Sea ello como sea, lo cierto es que en 
Colonia no se advertía hostilidad ninguna hacia los ingleses. Quizá se les 
mirase, en general, con más simpatía que en el propio París. Frecuentemente, en 
el restaurante o en el cabaret, el gerente colocaba a un oficial inglés 
en la mesa de una familia alemana, y no pasaba nada. El vino no se aguaba. La 
choucroute no se indigestaba. La fiesta no se interrumpía… Los soldados, 
bien alimentados y bien vestidos, quizá no hubiesen vencido a Alemania en el 
campo de batalla; pero de que hacían conquistas durante la ocupación no cabe la 
menor duda.
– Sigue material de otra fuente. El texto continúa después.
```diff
diff --git a/bipedal_control_amd/csrc/launch.h b/bipedal_control_amd/csrc/launch.h
--- a/bipedal_control_amd/csrc/launch.h
+++ b/bipedal_control_amd/csrc/launch.h
@@ -70,6 +70,7 @@
   int serial_legs;
   LineSearchSettings ls;
   double reg_prim;
+  int ric_event_fast;
   int lin_ev_n, lin_inter;
   int lin_ev[kLinMaxEvents];
   int ilqr;
@@ -177,6 +178,7 @@
   io.k_hi = L.k0 + L.klen;
   io.carry = L.buf.ric_carry + (size_t)b * (NX * NX + NX + 2);
   io.reg = L.reg_prim;
+  io.event_fast = L.ric_event_fast;
   return true;
 }
 
diff --git a/bipedal_control_amd/csrc/solver.h b/bipedal_control_amd/csrc/solver.h
--- a/bipedal_control_amd/csrc/solver.h
+++ b/bipedal_control_amd/csrc/solver.h
@@ -68,6 +68,7 @@
   bool structured_project = false;
   int riccati_wave = 1;
   bool lin_compact = true;
+  int ric_event_fast = 1;
   bool force_tables = false;
   bool wt_joint_rows = false;
   bool sweep_wave_regime() const { return riccati_wave == 2 || riccati_wave == 4 || ((riccati_wave == 1 || riccati_wave == 3) && batch > 2 * num_cus); }
@@ -127,6 +128,7 @@
     L.feedback = feedback();
     L.ls = ls;
     L.reg_prim = settings.reg_prim;
+    L.ric_event_fast = ric_event_fast;
     L.lin_ev_n = -1; L.lin_inter = 0;
     for (int i = 0; i < kLinMaxEvents; ++i) L.lin_ev[i] = 0;
     if (n_grids == 1 && lin_compact && !grid_kind.empty() && (int)grid_nodes.size() == 1) {
diff --git a/bipedal_control_amd/csrc/solver.hip b/bipedal_control_amd/csrc/solver.hip
--- a/bipedal_control_amd/csrc/solver.hip
+++ b/bipedal_control_amd/csrc/solver.hip
@@ -811,6 +811,7 @@
     { const char* e = std::getenv("BPMPC_WT_JOINT_ROWS"); s->wt_joint_rows = e && e[0] == '1'; }
     { const char* e = std::getenv("BPMPC_LIN_TABLES"); s->force_tables = e && e[0] == '1'; }
     { const char* e = std::getenv("BPMPC_LIN_COMPACT"); s->lin_compact = !(e && e[0] == '0'); }
+    { const char* e = std::getenv("BPMPC_RICCATI_EVENT_FAST"); s->ric_event_fast = e ? (e[0] == '0' ? 0 : (e[0] == '2' ? 2 : 1)) : 1; }
     { const char* e = std::getenv("BPMPC_RICCATI_WAVE"); s->riccati_wave = e ? std::atoi(e) : 1; }
     { const char* e = std::getenv("BPMPC_R8_ROUNDS"); s->r8_rounds = e ? std::atoi(e) : 0; }
     {
```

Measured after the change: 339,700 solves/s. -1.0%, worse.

Yo vi a uno que, traduciendo literalmente del inglés al alemán, le 
llamaba «mi cara, vieja, pequeña cosa» a una joven alemana dos veces mayor que 
él, y evidentemente barata.
En Colonia se comprendía la estupefacción de 
Alemania cuando el mundo entero protestaba contra sus ejércitos invasores. ¿No 
era ella la más fuerte? Si no lo fuese, podría producir extrañeza el verla 
dominar a Bélgica, por ejemplo…, pero, siéndolo, la cosa resultaba perfectamente 
lógica…
Yo estuve en Colonia cuatro o cinco días. Por fin se restablecieron 
las comunicaciones con Berlín, y una buena mañana, el tren que debía dejarme en 
la gran ciudad a las ocho y treinta y uno me dejaba a las ocho y treinta y uno, 
efectivamente. Y era un tren medio huelguista, todavía, e iba arrastrado por una 
de estas locomotoras prehistóricas que los aliados le dejaron a Alemania. Yo 
descendí, maravillado, en la estación de la Friedrischstrasse, y poco después me 
paseaba por unas calles limpísimas, donde no se veía ni un papel de fumar y en 
las que la semana anterior se había sublevado un ejército y después había habido 
una huelga general.
Cocaína con salchichas
Si la 
encefalitis letárgica hubiese estado inventada ya en julio de 1914, y, atacado 
por ella, yo me hubiera quedado hasta el 1920 dormido en París, al despertarme 
no sabría exactamente lo que durante mi sueño había ocurrido en el mundo; pero 
de que había ocurrido algo muy grave, me daría cuenta en seguida. En cambio, si 
me hubiese dormido en Berlín, me despertaría sin experimentar el menor 
asombro.
En Berlín dijérase que no había pasado nada. Al Gobierno 
imperialista había sucedido un Gobierno republicano; se había limitado un poco 
la vida nocturna; escaseaban algunos artículos de primera necesidad, y los 
guardias ya no llevaban en la cabeza aquellos pinchos en virtud de los cuales 
ellos se consideraban, más bien que personas, edificios públicos protegidos con 
pararrayos contra la electricidad atmosférica. Pero, fuera de estos pequeños 
cambios, que hubieran podido ocurrir también sin guerra y sin derrota, en Berlín 
no se advertía que el mundo hubiese pasado por ningún trance extraordinario. Yo 
había oído contar que los berlineses se habían lanzado a una vida de orgía y de 
depravación; que el vicio más desenfrenado reinaba en Berlín; que el consumo de 
morfina y de cocaína alcanzaba allí proporciones fabulosas. Y al llegar a la 
gran ciudad, no vi que se consumiese más que Sauerkraut, salchichas de 
hígado de ganso y cosas por el estilo. La gente procuraba divertirse de día, 
porque no podía divertirse de noche, pero no se divertía a la desesperada y para 
olvidar. Se divertía igual que antes, con una alegría perfectamente normal, 
perfectamente sana y perfectamente germánica.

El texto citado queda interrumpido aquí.